— TASK DETAILS —
Report every line of the entries that contains the word "else".
[Opening MATERIAL PROVIDED section]
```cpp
bool flatten_scene(const pt_camera &cam, const pt_object *objs, uint32_t n_objs, const pt_triangle *tris,
                   uint32_t n_tris, FlatScene &out, std::string &err, const Reach *origin_box, Reach *used) {
    if (n_objs >= (1u << 30) || n_tris >= (1u << 30)) {
        err = "scene too large";
        return false;
    }
// ... 1129 lines not shown
```

### path-tracer-rust_amd/csrc/pt_host.h

```cpp
#pragma once

#include <algorithm>
#include <string>
#include <vector>

#include "../../include/ptrace.h"
#include "pt_device.h"
#include "pt_refit.h"

namespace pt {

void set_error(const std::string &m);
inline int refuse(const char *why) {
    set_error(why);
    return PT_ERR_INVALID;
}

namespace host {

struct FlatScene {
    std::vector<ObjRec> objs;
    std::vector<ObjPairRec> obj_pairs;
    std::vector<TriPairRec> tri_pairs;
    std::vector<MatRec> mats;
    std::vector<TriShade> tri_shade;
    std::vector<BvhNode> bvh_nodes;
    std::vector<BvhNode4> bvh_nodes4;
    std::vector<SphPairRec> sph_pairs;
    std::vector<FlatPairRec> flat_pairs;
    std::vector<CandPairRec> cand_pairs;
    std::vector<uint32_t> rank_id;
    std::vector<SurfRec> surf;
    std::vector<uint32_t> tri_rank;
    std::vector<BvhMeshRec> bvh_meshes;
    std::vector<uint32_t> wide_src;
    uint32_t n_other_pairs = 0;
    uint32_t n_flat_exact = 0;
    bool cand_ok = false;
    uint32_t bvh_stack = 0;
    uint32_t bvh_pair_base = 0;
    uint32_t bvh_pair_span = 0;
};

void camera_basis(const pt_camera &cam, float lens_center[3], float su[3], float sv[3]);
void mesh_bounding_sphere(const pt_triangle *tris, uint32_t n, float center[3], float *radius);
void mesh_bounding_box(const pt_triangle *tris, uint32_t n, pt_triangle out[12]);
void box_pair_records(const pt_triangle box[12], const float position[3], TriPairRec out[6]);
bool bvh_refs_fit(uint64_t n_nodes, uint64_t n_pair_records);

struct PassPlanIn {
    uint64_t npix = 0;
    uint32_t spp = 0;
    uint64_t want = 0;
    bool want_is_default = true;
    bool stack_form = false;
    bool stack_park = false;
    bool cand_scan = false, has_bvh = false;
    uint64_t streams = 0;
    uint32_t per_stream = 0;
    uint32_t wave_stack = 0;
// ... 211 lines not shown
```

### path-tracer-rust_amd/csrc/pt_kernels.hip

```cpp
#include <cstdio>
#include <cstdlib>
#include <string>

#include "pt_kernels.h"
#ifdef PT_TU_TILE
#include "pt_tile.h"
#endif

namespace pt {

#ifdef PT_TU_TILE
typedef TileParams MegaParams;
#define k_mega k_tile_mega
#define k_mega_cand k_tile_mega_cand
#else
typedef FrameParams MegaParams;
#endif
#if defined(PT_TU_FLAT) || defined(PT_TU_TILE)
#define PT_TU_PART 1
#endif

void set_error(const std::string &m);

extern __shared__ uint4 dyn_lds[];
// ... 12 lines not shown
__device__ __forceinline__ StreamSlice slice_of(const RayQueue &q, uint32_t b, uint32_t cap) {
    StreamSlice s;
    s.base = q.buf + (size_t)b * cap * kRayBytes;
    s.off_tp = cap * 16u;
    s.off_od1 = cap * 32u;
    return s;
}
__device__ __forceinline__ float4 ld_od0(const StreamSlice &q, uint32_t i) { return *reinterpret_cast<const float4 *>(q.base + i * 16u); }
__device__ __forceinline__ float4 ld_tp(const StreamSlice &q, uint32_t i) { return *reinterpret_cast<const float4 *>(q.base + (i * 16u + q.off_tp)); }
__device__ __forceinline__ float2 ld_od1(const StreamSlice &q, uint32_t i) { return *reinterpret_cast<const float2 *>(q.base + (i * 8u + q.off_od1)); }
__device__ __forceinline__ void store_ray(const StreamSlice &q, uint32_t slot, vec3 o, vec3 d, vec3 thr, uint32_t word) {
    *reinterpret_cast<float4 *>(q.base + slot * 16u) = make_float4(o.x, o.y, o.z, d.x);
    *reinterpret_cast<float2 *>(q.base + (slot * 8u + q.off_od1)) = make_float2(d.y, d.z);
    *reinterpret_cast<float4 *>(q.base + (slot * 16u + q.off_tp)) = make_float4(thr.x, thr.y, thr.z, __uint_as_float(word));
}
__device__ __forceinline__ void load_ray_slice(const StreamSlice &q, uint32_t i, vec3 &o, vec3 &d, vec3 &thr, uint32_t &word) {
    const float4 a = ld_od0(q, i);
    const float4 tp = ld_tp(q, i);
    const float2 c = ld_od1(q, i);
    o = mk(a.x, a.y, a.z);
    d = mk(a.w, c.x, c.y);
    thr = mk(tp.x, tp.y, tp.z);
    word = __float_as_uint(tp.w);
}

#ifndef PT_TU_PART
template <bool PROBE>
__global__ __launch_bounds__(kBlock) void k_generate(FrameParams F, RayQueue q, uint32_t *__restrict__ cnt0,
                                                     uint32_t cap, uint32_t s0, uint32_t s_here, uint32_t m) {
    const uint32_t b = blockIdx.x, tid = threadIdx.x;
    const StreamSlice qs = slice_of(q, b, cap);
    const uint32_t mb = stream_pixel_count(F.npix, F.n_streams, b);
    const uint32_t n = mb * s_here;
    for (uint32_t g = tid; g < n; g += kBlock) {
        const uint32_t pl = stream_pixel(F.n_streams, b, g % mb);
        const uint32_t s = s0 + g / mb;
        const PathRay r = primary_ray<PROBE>(F, global_pixel(F, pl), s);
        store_ray(qs, g, r.o, r.d, r.thr, pack_word(g % mb, g / mb, PROBE ? F.depth0 : 0u, 1u));
    }
    if (tid == 0) cnt0[b] = n;
}

constexpr uint32_t kParkCap = 128;
__host__ __device__ inline size_t bvh_park_offset(const DevScene &S, uint32_t block) {
    return (bvh_lds_bytes(S, block) + 15) & ~(size_t)15;
}
// ... 657 lines not shown
        const uint32_t phi = 2u * top + 4u * (n_park + n_defer + (pending ? 64u : 0u));
        const bool may_start = gen_left != 0u && (room_for_all || phi + 256u <= room);
        uint32_t src = 0u, cnt = 0u;
        if (top >= 64u) {
            src = 1u;
            cnt = 64u;
        } else if (may_start) {
            src = 2u;
            cnt = gen_left < 64u ? gen_left : 64u;
        } else if (top != 0u) {
            src = 1u;
            cnt = top;
        }
        src = rfl(src);
        cnt = rfl(cnt);
        const bool idle = src == 0u && !pending;
        if (idle && n_defer == 0u && n_park == 0u) break;
        const bool cur_valid = lane < cnt;
        vec3 cur_thr = mk(0.0f, 0.0f, 0.0f);
        uint32_t word = 0;
        const uint32_t pend_entries = ring.count;
        bool ran_batch = false;
        if (src != 0u) {
            PathRay in;
            in.o = in.d = in.thr = mk(0.0f, 0.0f, 0.0f);
            if (src == 2u) {
                PT_PHASE(kPhPrimary);
                if (cur_valid) {
                    const uint32_t pj = gen_pj, sj = gen_sj;
                    FrameParams Fl;
                    {
                        const float4 c0 = *reinterpret_cast<const float4 *>(s_tail_p + 4), c1 = *reinterpret_cast<const float4 *>(s_tail_p + 8),
                                     c2 = *reinterpret_cast<const float4 *>(s_tail_p + 12);
                        Fl.lens_x = c0.x, Fl.lens_y = c0.y, Fl.lens_z = c0.z, Fl.cam_px = c0.w, Fl.cam_py = c1.x, Fl.cam_pz = c1.y;
                        Fl.su_x = c1.z, Fl.su_y = c1.w, Fl.su_z = c2.x, Fl.sv_x = c2.y, Fl.sv_y = c2.z, Fl.sv_z = c2.w;
                        Fl.width = s_tail_p[16], Fl.height = s_tail_p[17];
                        Fl.seed_lo = P.seed_lo, Fl.seed_hi = P.seed_hi;
                    }
                    in = PROBE ? primary_ray<PROBE>(F, lds_pix[pj], s0 + sj) : primary_ray_at(Fl, lds_pix[pj], lds_px[pj], lds_py[pj], s0 + sj);
                    word = pack_word(pj, sj, PROBE ? F.depth0 : 0u, 1u);
                }
#if PT_SAMPLE_MAJOR
                gen_sj += step_r;
                gen_pj += step_q;
                if (gen_sj >= s_here) {
                    gen_sj -= s_here;
                    gen_pj += 1u;
                }
#else
                gen_pj += step_r;
                gen_sj += step_q;
                if (gen_pj >= mb) {
                    gen_pj -= mb;
                    gen_sj += 1u;
                }
#endif
                gen_left = rfl(gen_left - cnt);
            } else {
                PT_PHASE(kPhLoad);
                __builtin_amdgcn_fence(__ATOMIC_RELEASE, "wavefront");
                __builtin_amdgcn_fence(__ATOMIC_ACQUIRE, "wavefront");
                top = rfl(top - cnt);
                if (cur_valid) load_ray_slice(qs, top + lane, in.o, in.d, in.thr, word);
            }
            total += cnt;
            cur_thr = in.thr;
            const uint32_t slot = (par << 6) | lane;
            cand.ray_a[slot] = make_float4(in.o.x, in.o.y, in.o.z, in.d.x);
            cand.ray_b[slot] = make_float2(in.d.y, in.d.z);
            float bound;
            PT_PHASE(kPhSpheres);
            const unsigned long long key0 = cand_spheres(S, in.o, in.d, &bound);
            cand.keys[slot] = cur_valid ? key0 : kKeyMiss;
            const uint32_t before = ring.head;
            cand_filter_and_drain<STAGED>(S, cand, ring, lane, par, cur_valid, in.o, in.d, bound);
            ran_batch = ring.head != before;
        }
        if (pending) {
            PT_PHASE(kPhFinish);
            if (pend_entries != 0u && !ran_batch) cand_batch<STAGED>(S, cand, ring, lane, ring.count);
            PT_PHASE(kPhFinish);
            ShadeOut so;
            so.n_rays = 0;
            so.emits = false;
            so.deferred = false;
            float hit_t = 0.0f;
            uint32_t hit_rank = 0xffffffffu;
            PathRay pr;
            pr.o = pr.d = pr.thr = mk(0.0f, 0.0f, 0.0f);
            bool park = false;
            unsigned long long park_key = 0ull;
            if (prev_valid) {
                const uint32_t slot = ((par ^ 1u) << 6) | lane;
                const unsigned long long key = load_key(&cand.keys[slot]);
                const uint32_t rank = (uint32_t)key;
                if (BVH) {
                    const float4 ra = cand.ray_a[slot];
                    const float2 rb = cand.ray_b[slot];
// ... 1146 lines not shown
```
[Closing MATERIAL PROVIDED section]
— EXPECTED OUTPUT —
#else
        } else if (may_start) {
        } else if (top != 0u) {
#else
            } else {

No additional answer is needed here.